:: RECORDS SHOWN

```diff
+static int attn_fused_lds(int kvp) { return AS_Q * (kvp + AS_PAD) * (int) sizeof(float) + AF_MERGE_BYTES; }
+bool wa_attn_exact_fused_fits(int kvp) { return attn_fused_lds(kvp) <= 160 * 1024 - 4096; }
+
 void wa_launch_attn_exact_mfma(hipStream_t s, const wa_f16 * qk, int ldqk, const wa_f16 * vt, int ldvt, int T, int d, int n_head, float scale,
                                wa_f16 * p, wa_f16 * p_left, int kvp, wa_f16 * out, int ldo, float * out32) {
+    if (!p) {
+        static bool attr_done = false;
+        if (!attr_done) { (void) hipFuncSetAttribute((const void *) k_attn_exact_fused, hipFuncAttributeMaxDynamicSharedMemorySize, 160 * 1024 - 4096); attr_done = true; }
+        hipLaunchKernelGGL(k_attn_exact_fused, dim3(n_head, (T + AS_Q - 1) / AS_Q), dim3(AS_THREADS), attn_fused_lds(kvp), s, qk, ldqk, d, T, scale, vt, ldvt, kvp, out, ldo, out32);
+        return;
+    }
     static bool attr_done = false;
     const int lds = AS_Q * (kvp + AS_PAD) * (int) sizeof(float);
     if (!attr_done) { (void) hipFuncSetAttribute((const void *) k_attn_scores_mfma, hipFuncAttributeMaxDynamicSharedMemorySize, 160 * 1024 - 4096); attr_done = true; }
diff --git a/whisper-rust_amd/csrc/wa_internal.h b/whisper-rust_amd/csrc/wa_internal.h
--- a/whisper-rust_amd/csrc/wa_internal.h
+++ b/whisper-rust_amd/csrc/wa_internal.h
@@ -193,8 +193,10 @@
     wa_f16 * d_xn     = nullptr;
     wa_f16 * d_qk     = nullptr;
     wa_f16 * d_vt     = nullptr;
+    bool     attn_mfma = false;
     wa_f16 * d_attn_p = nullptr;
     wa_f16 * d_attn_pl = nullptr;
+    long     n_attn_fused = 0, n_attn_two = 0;
     wa_f16 * d_ao     = nullptr;
     wa_f16 * d_ff     = nullptr;
     float  * d_embd_enc  = nullptr;
diff --git a/whisper-rust_amd/csrc/wa_kernels.h b/whisper-rust_amd/csrc/wa_kernels.h
--- a/whisper-rust_amd/csrc/wa_kernels.h
+++ b/whisper-rust_amd/csrc/wa_kernels.h
@@ -68,6 +68,7 @@
 void wa_launch_layernorm_exact(hipStream_t stream, const float * x, int ldx, int rows, int d, const float * w, const float * b, float eps,
                                wa_f16 * out16, int ld16, float * out32, int ld32, int8_t * qs = nullptr, float * qd = nullptr,
                                float * qsum = nullptr );
+bool wa_attn_exact_fused_fits(int kvp);
 void wa_launch_attn_exact_mfma(hipStream_t stream, const wa_f16 * qk, int ldqk, const wa_f16 * vt, int ldvt, int T, int d, int n_head, float scale,
                                wa_f16 * p, wa_f16 * p_left, int kvp, wa_f16 * out, int ldo,
                                float * out32 = nullptr );
```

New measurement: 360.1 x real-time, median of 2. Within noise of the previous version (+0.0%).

::::

**EXERCISE REQUIREMENTS**
Reading through the preceding records, tally each line that holds the word "scale" and give the tally by itself.

**TASK RESULT**
3